If IO is very frequent but data is very small, it is recommended to use mmap to avoid tangent problems caused by FileChannel. For example, appending writes to index files.

mmap caching

When using FileChannel for file reads and writes, a piece of write cache is often needed for aggregation purposes, most often using in-heap/out-of-heap memory, but they both have the problem that when the process hangs, the in-heap/out-of-heap memory is immediately lost, and this part of the data that did not fall on the disk is lost. Using mmap as a cache, on the other hand, stores directly in the pageCache and does not result in data loss, although this only circumvents the process being killed, not the power loss.

Reading and writing small files

Contrary to many statements on the web, mmap is particularly suitable for sequential reading and writing due to its non-tangent state, but due to the size limitation in sun.nio.ch.FileChannelImpl#map(MapMode mode, long position, long size), only an int value can be passed, so If 2G is used as the threshold for large or small files, it is generally advantageous to use mmap to read and write files smaller than 2G. This is also exploited in RocketMQ, where the commitLog size is sliced by 1G to make it easier to use mmap.
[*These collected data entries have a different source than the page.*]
template <int NTC, int NTF, int OCC, int GPF, bool TRI = false>
__global__ __launch_bounds__(256, OCC) void render_kernel(RenderArgs a, int R)
{
    constexpr int SLOTS = (16 * (NTC + NTF) + 63) / 64;
    constexpr int CSLOTS = (16 * NTC + 63) / 64;
    constexpr int FSLOTS = NTF > 0 ? (16 * NTF + 63) / 64 : 1;
    typedef RayLds<16 * (NTC + NTF) + 8, 16 * NTC + 8> RayL;
    __shared__ __attribute__((aligned(16))) DecoderLds dec;
    __shared__ __attribute__((aligned(16))) RayL rl[kWavesPerBlock];
    __shared__ __attribute__((aligned(16))) FeatLds feat[kWavesPerBlock];
    constexpr bool PARK = NTF > 0 && NTC <= 3;
    constexpr bool GPARK = render_shape_parks(NTC, NTF);
    __shared__ __attribute__((aligned(16))) f32x4 park[PARK ? kWavesPerBlock : 1][PARK ? 2 * NTC : 1][64];

    stage_decoder(dec, a.w1, a.b1, a.w2, a.b2, a.fold);
    __syncthreads();
    const float xs3 = dec.xs3;

    const int lane = threadIdx.x & 63, wave = threadIdx.x >> 6;
    const int q = lane >> 4, s = lane & 15;
    const int gs = gather_s(lane);
    RayL& L = rl[wave];
    FeatLds& F = feat[wave];
    int pmin = 0x7fffffff, pmax = (int)0x80000000, pany = 0;
    for (int b = lane; b < a.nlimit_blocks; b += 64) {
        const int* p = a.gstate + kStateHeader + 3 * b;
        pmin = min(pmin, p[0]); pmax = max(pmax, p[1]); pany |= p[2];
    }
#pragma unroll
    for (int d = 32; d >= 1; d >>= 1) { pmin = min(pmin, __shfl_xor(pmin, d)); pmax = max(pmax, __shfl_xor(pmax, d)); pany |= __shfl_xor(pany, d); }
    const float gmin_start = ord2f(pmin), gmax_start = ord2f(pmax);
    const bool any_valid = pany != 0;
    const int Nc_all = a.Nc;
    float run_min = INFINITY, run_max = -INFINITY;
    R3D_STAMP_DECL;
    int st_rays_ = 0; (void)st_rays_;
    if (blockIdx.x == (gridDim.x >> 1) && threadIdx.x == 0) clk_begin(kernarg_clk<RenderArgs>());

    RayIter it;
    it.init(a, R, wave);
    for (;; it.advance()) {
        typedef const __attribute__((address_space(4))) RenderArgs* KArgs;
        KArgs ap = (KArgs)__builtin_amdgcn_kernarg_segment_ptr();
        asm volatile("" : "+s"(ap));
        const auto& A = *ap;
        const int Nc = NTF > 0 ? A.Nc : Nc_all, Nf = A.Nf, S = Nc + Nf;
        int ray, n;
        if (!it.get(ray, n)) break;
        ++st_rays_;
        R3D_STAMP(7);
        const float4* P = A.planes4 + (size_t)n * 3 * (TRI ? A.D : 1) * A.H * A.W * 8;
        float ox, oy, oz, dx, dy, dz;
        if (A.cam_c2w) {
            float o3[3], d3[3];
            make_ray(A.cam_c2w + 16 * n, A.cam_K + 9 * n, A.cam_R, ray - n * A.M, o3, d3);
            ox = o3[0]; oy = o3[1]; oz = o3[2]; dx = d3[0]; dy = d3[1]; dz = d3[2];
        } else {
            ox = A.origins[3 * (size_t)ray]; oy = A.origins[3 * (size_t)ray + 1]; oz = A.origins[3 * (size_t)ray + 2];
            dx = A.dirs[3 * (size_t)ray]; dy = A.dirs[3 * (size_t)ray + 1]; dz = A.dirs[3 * (size_t)ray + 2];
        }
        float start = A.ray_start[ray], end = A.ray_end[ray];
        if (!A.valid[ray] && any_valid) { start = gmin_start; end = gmax_start; }

        const float span = end - start;
        const float delta = span / (float)(Nc - 1);
        float tc[NTC];
#pragma unroll
        for (int nt = 0; nt < NTC; ++nt) {
            const int k = 16 * nt + s;
            const bool act = k < Nc;
            const float step = (float)k / (float)(Nc - 1);
            float u = 0.0f;
            if (act) u = A.noise_c ? A.noise_c[(size_t)ray * Nc + k] : hash_uniform(A.seed, 0, (uint64_t)ray * Nc + k);
            tc[nt] = act ? (start + step * span) + u * delta : start;
        }
        R3D_STAMP(0);
        f32x4 colc[2][NTC];
        float sigc[NTC];
        f32x4* gpark = nullptr;
        if constexpr (GPARK) gpark = A.park_g + ((size_t)(blockIdx.x * kWavesPerBlock + wave) * render_park_tiles(NTC, NTF)) * 64 + lane;
        {
            if (q == 0) {
#pragma unroll
                for (int nt = 0; nt < NTC; ++nt) {
                    const int k = 16 * nt + s;
                    if (k < Nc) L.t[k] = tc[nt];
                }
            }
            wave_lds_sync();
            auto dof = [&](int t) { const int k = 16 * t + gs; return k < Nc ? L.t[k] : start; };
            decode_pass<NTC, GPF, TRI, (OCC >= 3 ? 1 : 2)>(F, dec, P, A.H, A.W, A.D, lane, ox, oy, oz, dx, dy, dz, A.scale, xs3, dof,
                                                           [&]() { R3D_STAMP(8); }, colc[0], colc[1], sigc, gpark);
        }
        constexpr bool parked = PARK;
        if (parked) {
#pragma unroll
            for (int nt = 0; nt < NTC; ++nt) { park[PARK ? wave : 0][PARK ? 2 * nt : 0][lane] = colc[0][nt]; park[PARK ? wave : 0][PARK ? 2 * nt + 1 : 0][lane] = colc[1][nt]; }
        }

        if (q == 0) {
#pragma unroll
            for (int nt = 0; nt < NTC; ++nt) {
                const int k = 16 * nt + s;
                if (k < Nc) L.sg[k] = sigc[nt];
            }
        }
        wave_lds_sync();
        R3D_STAMP(1);

        float wsum, dsum;
        f32x4 colf[2][NTF > 0 ? NTF : 1];
        bool fine_done = false;
        if constexpr (NTF > 0) { if (Nf > 0) {
            fine_done = true;
            march<CSLOTS>(L.t, L.sg, L.wv, Nc, lane, wsum, dsum);
            wave_lds_sync();
            const int ns = Nc - 3;
            float omega[CSLOTS], tot = 0.0f;
#pragma unroll
            for (int sl = 0; sl < CSLOTS; ++sl) {
                const int i = sl * 64 + lane;
                const bool act = i < ns;
                const int i0 = act ? i : 0;
                const float w0 = L.wv[i0], w1v = L.wv[i0 + 1], w2v = L.wv[i0 + 2];
                const float sv = (fmaxf(w0, w1v) + fmaxf(w1v, w2v)) * 0.5f + 0.01f;
                omega[sl] = act ? sv + 1e-5f : 0.0f;
                tot += omega[sl];
            }
            tot = wave_sum(tot);
            float carry = 0.0f;
            if (lane == 0) L.cdf[0] = 0.0f;
#pragma unroll
            for (int sl = 0; sl < CSLOTS; ++sl) {
                const int i = sl * 64 + lane;
                const float incl = wave_incl_add(omega[sl] / tot, lane);
                if (i < ns) L.cdf[i + 1] = carry + incl;
                carry += lane63(incl);
            }
            wave_lds_sync();
#pragma unroll
            for (int sl = 0; sl < FSLOTS; ++sl) {
                const int j = sl * 64 + lane;
                if (j < Nf) {
                    const float u = A.u_f ? A.u_f[(size_t)ray * Nf + j] : hash_uniform(A.seed, 1, (uint64_t)ray * Nf + j);
                    int lo = 0, hi = ns + 1;
                    while (lo < hi) { const int mid = (lo + hi) >> 1; if (L.cdf[mid] <= u) lo = mid + 1; else hi = mid; }
                    const int below = max(lo - 1, 0), above = min(lo, ns);
                    const float cb = L.cdf[below], ca = L.cdf[above];
                    const float bb = 0.5f * (L.t[below] + L.t[below + 1]);
                    const float ba = 0.5f * (L.t[above] + L.t[above + 1]);
                    float den = ca - cb;
                    if (den < 1e-5f) den = 1.0f;
                    L.t[Nc + j] = bb + (u - cb) / den * (ba - bb);
                }
            }
            wave_lds_sync();
            R3D_STAMP(2);
            float sigf[NTF > 0 ? NTF : 1];
            {
                auto dof = [&](int t) { const int k = 16 * t + gs; return L.t[Nc + (k < Nf ? k : 0)]; };
                decode_pass<(NTF > 0 ? NTF : 1), GPF, TRI, (OCC >= 3 ? 1 : 2)>(F, dec, P, A.H, A.W, A.D, lane, ox, oy, oz, dx, dy, dz, A.scale, xs3, dof,
                                                                             [&]() { R3D_STAMP(9); }, colf[0], colf[1], sigf, GPARK ? gpark + 2 * NTC * 64 : nullptr);
            }
            if (q == 0) {
#pragma unroll
                for (int nt = 0; nt < NTF; ++nt) {
                    const int k = 16 * nt + s;
                    if (k < Nf) L.sg[Nc + k] = sigf[nt];
                }
            }
            wave_lds_sync();
            R3D_STAMP(3);
            int rank[SLOTS];
            bool fast = true;
#pragma unroll
            for (int sl = 0; sl < CSLOTS; ++sl) {
                const int i = sl * 64 + lane;
                const bool act = i < Nc - 1;
                fast = fast && (!act || L.t[act ? i : 0] <= L.t[act ? i + 1 : 0]);
            }
            fast = __all(fast);
            if (fast) {
#pragma unroll
                for (int sl = 0; sl < CSLOTS + 1; ++sl) { const int i = sl * 64 + lane; if (i <= Nc) L.cnt[i] = 0; }
                wave_lds_sync();
                int rf[FSLOTS];
#pragma unroll
                for (int sl = 0; sl < FSLOTS; ++sl) {
                    const int j = sl * 64 + lane;
                    const bool act = j < Nf;
                    const float tj = L.t[Nc + (act ? j : 0)];
                    int lo = 0, hi = Nc;
                    while (lo < hi) { const int mid = (lo + hi) >> 1; if (L.t[mid] <= tj) lo = mid + 1; else hi = mid; }
                    int f = 0;
                    for (int k = 0; k < Nf; ++k) f += (L.t[Nc + k] < tj) ? 1 : 0;
                    rf[sl] = lo + f;
                    if (act) atomicAdd(&L.cnt[lo], 1);
                }
                wave_lds_sync();
                int carry = 0;
                int rc[CSLOTS];
#pragma unroll
                for (int sl = 0; sl < CSLOTS; ++sl) {
                    const int i = sl * 64 + lane;
                    int v = i < Nc ? L.cnt[i] : 0;
                    v = wave_incl_add_i(v);
                    rc[sl] = i + carry + v;
                    carry += __builtin_amdgcn_readlane(v, 63);
                }
                wave_lds_sync();
#pragma unroll
                for (int sl = 0; sl < CSLOTS; ++sl) { const int i = sl * 64 + lane; if (i < Nc) L.cnt[rc[sl]] = i; }
#pragma unroll
                for (int sl = 0; sl < FSLOTS; ++sl) { const int j = sl * 64 + lane; if (j < Nf) L.cnt[rf[sl]] = Nc + j; }
                wave_lds_sync();
                bool ok = true;
#pragma unroll
                for (int sl = 0; sl < CSLOTS; ++sl) { const int i = sl * 64 + lane; if (i < Nc) ok = ok && L.cnt[rc[sl]] == i; }
#pragma unroll
                for (int sl = 0; sl < FSLOTS; ++sl) { const int j = sl * 64 + lane; if (j < Nf) ok = ok && L.cnt[rf[sl]] == Nc + j; }
                fast = __all(ok);
                if (fast) {
#pragma unroll
                    for (int sl = 0; sl < CSLOTS; ++sl) { const int i = sl * 64 + lane; if (i < Nc) L.cnt[i] = rc[sl]; }
#pragma unroll
                    for (int sl = 0; sl < FSLOTS; ++sl) { const int j = sl * 64 + lane; if (j < Nf) L.cnt[Nc + j] = rf[sl]; }
                    wave_lds_sync();
#pragma unroll
                    for (int sl = 0; sl < SLOTS; ++sl) {
                        const int i = sl * 64 + lane;
                        rank[sl] = L.cnt[i < S ? i : 0];
                    }
                }
            }
            if (!fast) {
                if (lane == 0) atomicAdd(&g_merge_fallbacks, 1u);
#pragma unroll
                for (int sl = 0; sl < SLOTS; ++sl) {
                    const int i = sl * 64 + lane;
                    const float ti = L.t[i < S ? i : 0];
                    int cnt = 0;
                    for (int j = 0; j < S; ++j) {
                        const float tj = L.t[j];
                        cnt += (tj < ti || (tj == ti && j < i)) ? 1 : 0;
                    }
                    rank[sl] = cnt;
                }
            }
#pragma unroll
            for (int sl = 0; sl < SLOTS; ++sl) {
                const int i = sl * 64 + lane;
                if (i < S) { L.ts[rank[sl]] = L.t[i]; L.ss[rank[sl]] = L.sg[i]; }
            }
            wave_lds_sync();
            R3D_STAMP(4);
            march<SLOTS>(L.ts, L.ss, L.wv, S, lane, wsum, dsum);
            wave_lds_sync();
#pragma unroll
            for (int sl = 0; sl < SLOTS; ++sl) {
                const int i = sl * 64 + lane, r = rank[sl];
                if (i < S) {
                    const float wl = r > 0 ? L.wv[r - 1] : 0.0f;
                    const float wr = r < S - 1 ? L.wv[r] : 0.0f;
                    L.om[i] = 0.5f * (wl + wr);
                }
            }
        } }
        if (!fine_done) {
            march<CSLOTS>(L.t, L.sg, L.wv, Nc, lane, wsum, dsum);
            wave_lds_sync();
#pragma unroll
            for (int sl = 0; sl < CSLOTS; ++sl) {
                const int i = sl * 64 + lane;
                if (i < Nc) {
                    const float wl = i > 0 ? L.wv[i - 1] : 0.0f;
                    const float wr = i < Nc - 1 ? L.wv[i] : 0.0f;
                    L.om[i] = 0.5f * (wl + wr);
                }
            }
        }
        wave_lds_sync();
        R3D_STAMP(5);

        f32x4 acc[2];
        acc[0] = (f32x4){0.f, 0.f, 0.f, 0.f};
        acc[1] = acc[0];
#pragma unroll
        for (int nt = 0; nt < NTC; ++nt) {
            const int k = 16 * nt + s;
            const float om = k < Nc ? L.om[k] : 0.0f;
            f32x4 cc0 = colc[0][nt], cc1 = colc[1][nt];
            if (parked) { cc0 = park[PARK ? wave : 0][PARK ? 2 * nt : 0][lane]; cc1 = park[PARK ? wave : 0][PARK ? 2 * nt + 1 : 0][lane]; }
            if constexpr (GPARK) { cc0 = gpark[(2 * nt) * 64]; cc1 = gpark[(2 * nt + 1) * 64]; }
            acc[0] += cc0 * om;
            acc[1] += cc1 * om;
        }
        if constexpr (NTF > 0) {
#pragma unroll
            for (int nt = 0; nt < NTF; ++nt) {
                const int k = 16 * nt + s;
                const float om = (fine_done && k < Nf) ? L.om[Nc + k] : 0.0f;
                f32x4 cf0 = colf[0][nt], cf1 = colf[1][nt];
                if constexpr (GPARK) { cf0 = gpark[(2 * (NTC + nt)) * 64]; cf1 = gpark[(2 * (NTC + nt) + 1) * 64]; }
                acc[0] += cf0 * om;
                acc[1] += cf1 * om;
            }
        }
#pragma unroll
        for (int ot = 0; ot < 2; ++ot)
#pragma unroll
            for (int r = 0; r < 4; ++r) {
                float v = acc[ot][r];
                v += dpp_f<0x128>(0.0f, v); v += dpp_f<0x124>(0.0f, v); v += dpp_f<0x122>(0.0f, v); v += dpp_f<0x121>(0.0f, v);
                if (A.white_back) v = v + 1.0f - wsum;
                acc[ot][r] = v * 2.0f - 1.0f;
            }
        if (s == 0 && A.split_out) {
            const float* sc = A.split_scale + (size_t)n * A.split_scale_stride;
            const size_t pix = (size_t)(ray - n * A.M), plane = (size_t)(kC / 8) * A.M;
#pragma unroll
            for (int ot = 0; ot < 2; ++ot) {
                const float4 s4 = *reinterpret_cast<const float4*>(sc + 16 * ot + 4 * q);
                const float sv[4] = {s4.x, s4.y, s4.z, s4.w};
                typedef _Float16 h4v __attribute__((ext_vector_type(4)));
                h4v hi, lo;
#pragma unroll
                for (int r = 0; r < 4; ++r) {
                    _Float16 hh, ll;
                    split_scaled(acc[ot][r], sv[r], hh, ll);
                    hi[r] = hh; lo[r] = ll;
                }
                uint2* dst = A.split_out + (((size_t)n * 2 * plane + (size_t)(2 * ot + (q >> 1)) * A.M + pix) * 2 + (q & 1));
                dst[0] = *reinterpret_cast<uint2*>(&hi);
                dst[2 * plane] = *reinterpret_cast<uint2*>(&lo);
            }
        }
        if (s == 0) {
            if (A.rgb_cm) {
                float* o = A.rgb + ((size_t)n * kC + 4 * q) * A.M + (ray - n * A.M);
#pragma unroll
                for (int r = 0; r < 4; ++r) { o[(size_t)r * A.M] = acc[0][r]; o[(size_t)(16 + r) * A.M] = acc[1][r]; }
            } else {
                float4* o4 = reinterpret_cast<float4*>(A.rgb + (size_t)ray * kC);
                o4[q] = make_float4(acc[0][0], acc[0][1], acc[0][2], acc[0][3]);
                o4[4 + q] = make_float4(acc[1][0], acc[1][1], acc[1][2], acc[1][3]);
            }
        }
        float lmin = INFINITY, lmax = -INFINITY;
#pragma unroll
        for (int sl = 0; sl < SLOTS; ++sl) {
            const int i = sl * 64 + lane;
            if (i < S) { const float v = L.t[i]; lmin = fminf(lmin, v); lmax = fmaxf(lmax, v); }
        }
        run_min = fminf(run_min, lmin); run_max = fmaxf(run_max, lmax);
        if (lane == 0) {
            if (A.depth) A.depth[ray] = dsum / wsum;
            A.wsum[ray] = wsum;
        }
        wave_lds_sync();
        R3D_STAMP(6);
    }
    R3D_STAMP_FLUSH(10, st_rays_);
    if (blockIdx.x == (gridDim.x >> 1) && threadIdx.x == 0) clk_end(kernarg_clk<RenderArgs>());
#pragma unroll
    for (int d = 32; d >= 1; d >>= 1) {
        run_min = fminf(run_min, __shfl_xor(run_min, d));
        run_max = fmaxf(run_max, __shfl_xor(run_max, d));
    }
    if (lane == 0 && run_min <= run_max) {
        atomicMin(&a.gstate[3], f2ord(run_min));
        atomicMax(&a.gstate[4], f2ord(run_max));
    }
}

By the way, I forgot to mention that RocketMQ and other message queues use mmap all the time.

Reads and Writes in a cpu crunch

In most scenarios, the combination of a FileChannel and a read/write buffer has an advantage over mmap, or a tie, but in cpu-critical reads and writes, using mmap for reads and writes is often optimized, based on the fact that mmap does not overwhelm the cpu with user-state and kernel-state switching (but then takes on the overhead of dynamic mapping and asynchronous memory reclamation).

Special hardware and software factors

For example, persistent memory Pmem, different generations of SSDs, different CPUs, different cores, different file systems, different file system mounts, etc. all affect the speed of mmap and filechannel read/write, because they correspond to different system calls. Only after benchmarking will we know how fast or slow they are.